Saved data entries
^^^^^^^^

__device__ __forceinline__ void st_agent(float* p, float v) {
    __hip_atomic_store(reinterpret_cast<unsigned*>(p), __float_as_uint(v), __ATOMIC_RELAXED, __HIP_MEMORY_SCOPE_AGENT);
}
__device__ __forceinline__ float ld_agent(const float* p) {
    return __uint_as_float(__hip_atomic_load(reinterpret_cast<const unsigned*>(p), __ATOMIC_RELAXED, __HIP_MEMORY_SCOPE_AGENT));
}
template <int N>
__device__ __forceinline__ void ld_agent_x4(const float* p, size_t stride, f32x4 (&v)[N]) {
#pragma unroll
    for (int i = 0; i < N; ++i) asm volatile("global_load_dwordx4 %0, %1, off sc1" : "=&v"(v[i]) : "v"(p + i * stride) : "memory");
    asm volatile("s_waitcnt vmcnt(0)" ::: "memory");
#pragma unroll
    for (int i = 0; i < N; ++i) asm volatile("" : "+v"(v[i]));
}
__device__ __forceinline__ unsigned take_ticket(unsigned* word) {
    asm volatile("s_waitcnt vmcnt(0)" ::: "memory");
    return __hip_atomic_fetch_add(word, 1u, __ATOMIC_RELAXED, __HIP_MEMORY_SCOPE_AGENT);
}
__device__ __forceinline__ void reset_ticket(unsigned* word) {
    __hip_atomic_store(word, 0u, __ATOMIC_RELAXED, __HIP_MEMORY_SCOPE_AGENT);
}

__device__ __forceinline__ float amax4(float a, const f32x4& v) {
    return fmaxf(fmaxf(a, fmaxf(fabsf(v.x), fabsf(v.y))), fmaxf(fabsf(v.z), fabsf(v.w)));
}
__device__ __forceinline__ void note_range(float amax, int* flag) {
    if (flag && !(amax <= 65504.f)) atomicOr(flag, 1);
}
__device__ __forceinline__ float amax_nan(float a, float v) {
    const unsigned ua = __float_as_uint(a), uv = __float_as_uint(v) & 0x7fffffffu;
    return __uint_as_float(ua > uv ? ua : uv);
}
__device__ __forceinline__ float amax4_nan(float a, const f32x4& v) {
    return amax_nan(amax_nan(a, v.x), amax_nan(amax_nan(0.f, v.y), amax_nan(amax_nan(0.f, v.z), v.w)));
}

typedef float f32x2p __attribute__((ext_vector_type(2)));
typedef _Float16 f16x2p __attribute__((ext_vector_type(2)));
__device__ __forceinline__ void split_f16x3_pair(float a, float b, f16x2p& hi, f16x2p& lo) {
    const f32x2p x = {a, b};
    hi = __builtin_convertvector(x, f16x2p);
    const f32x2p hf = __builtin_convertvector(hi, f32x2p);
    lo = __builtin_convertvector((x - hf) * 2048.f, f16x2p);
}

enum Option {
    OPT_TDS_EXACT_F32 = 0,
    OPT_TDS_FP32_ACTIVATIONS,
    OPT_GCONV_FUSE_SPLIT,
    OPT_GCONV_C1_GENERIC,
    OPT_HEAD_NO_ASTATIONARY,
    OPT_GEMM_GLOBAL_LOADS,
    OPT_GEMM_NO_SPLITK4,
    OPT_GEMM_NO_GLDS,
    OPT_GEMM_NO_SPLITK_TAIL,
    OPT_GEMM_NO_W64,
    OPT_LOGMEL_NO_FOLD,
    OPT_DECODE_NO_SMALL,
    OPT_DECODE_SMALL_ROWS,
    OPT_GEMM_NO_ROW_SPLIT,
    OPT_GEMM_NO_N96,
    OPT_GEMM_S64_BELOW,
    OPT_GCONV_SHORT_BELOW,
    OPT_GCONV_NO_SHIFT18,
    OPT_GCONV_GRID_XYZ,
    OPT_GEMM_W64_STAGGER,
    OPT_GEMM_S64_ORDER,
    OPT_DECODE_WIDE_GEMM,
    OPT_GEMM_S64_ROWS,
    OPT_DECODE_PERSIST,
    OPT_DECODE_PERSIST_WGS,
    OPT_LOGMEL_MFMA,
    OPT_GRU_UNFUSED,
    OPT_DECODE_NO_FOLD,
    OPT_GCONV_C1_FUSE,
    OPT_DECODE_FOLD_ROWS,
    OPT_GCONV_LONG_TT,
    OPT_LOGMEL_GENERAL,
    OPT_GCONV_GENERAL,
    OPT_HEAD_TOPK_FORM,
    OPT_HEAD_TOPK_GRID,
    OPT_XENT_FORM,
    OPT_XENT_GRID,
    OPT_SOFT_EMBED_FORM,
    OPT_SOFT_EMBED_GRID,
    OPT_COUNT
};
int opt(Option o);
int device_cus();

__device__ __forceinline__ unsigned xcd_logical_block(unsigned nb, unsigned bid) {
    const unsigned xcd = bid & 7u, q = nb >> 3, r = nb & 7u;
    return (xcd < r ? xcd * (q + 1) : r * (q + 1) + (xcd - r) * q) + (bid >> 3);
}

__device__ __forceinline__ int wave_id() { return __builtin_amdgcn_readfirstlane((int)(threadIdx.x >> 6)); }

enum ProfClass { PROF_GEMM = 0, PROF_GCONV_RES = 1, PROF_GCONV_S2 = 2, PROF_LOGMEL = 3, PROF_OTHER = 4, PROF_NCLASS = 5 };
struct ProfScope {
    int slot;
    hipStream_t s;
    ProfScope(int cls, double work, hipStream_t stream);
    ~ProfScope();
};

struct GemmArgs {
    const float* A;
    const float* W;
    const float* bias;
    const float* res;
    float* Y;
    int64_t M;
    int N, K;
    int64_t lda, ldw, ldy, ldres;
    int nb2;
    int64_t a_s1, a_s2, w_s1, w_s2, y_s1, y_s2, r_s1, r_s2, bias_s2;
    float alpha;
    int scale_cols;
    int tiles_n;
    unsigned tiles_n_magic;
    float* part_val;
    int32_t* part_idx;
    int part_ld;
    int tile_base, split, tail_tiles;
    float* splitk_ws;
    size_t splitk_ws_bytes;
    int f16x3, out_split;
    int res_split;
    int* range_flag;
    int stagger_ticks, stagger_blocks;
    int n_major, tiles_m;
    unsigned tiles_m_magic;
};
int launch_gemm(GemmArgs g, int mode, int nbatch, hipStream_t s);
void launch_gemm_w64(const GemmArgs& g, int mode, const GemmStep& st, hipStream_t s);
void launch_gemm_s64(const GemmArgs& g, int mode, const GemmStep& st, hipStream_t s);
int gemm_mode4_partials(int64_t M, int N);
inline int launch_linear_ld(const float* a, int64_t lda, const float* w, const float* bias, int64_t M, int N, int K, float* y, int64_t ldy,
                            hipStream_t s) {
    GemmArgs g = {};
    g.A = a; g.W = w; g.bias = bias; g.Y = y; g.M = M; g.N = N; g.K = K;
    g.lda = lda; g.ldw = K; g.ldy = ldy; g.ldres = ldy; g.nb2 = 1;
    return launch_gemm(g, 0, 1, s);
}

^^^^^^^^

__Exercise__.
An exact copy of the lines above, from the one containing "int tile_base, split, tail_tiles;" down to the one containing "void launch_gemm_w64(const GemmArgs&" and including both, is the whole answer; retype it and nothing else.

__Exercise output__.
    int tile_base, split, tail_tiles;
    float* splitk_ws;
    size_t splitk_ws_bytes;
    int f16x3, out_split;
    int res_split;
    int* range_flag;
    int stagger_ticks, stagger_blocks;
    int n_major, tiles_m;
    unsigned tiles_m_magic;
};
int launch_gemm(GemmArgs g, int mode, int nbatch, hipStream_t s);
void launch_gemm_w64(const GemmArgs& g, int mode, const GemmStep& st, hipStream_t s);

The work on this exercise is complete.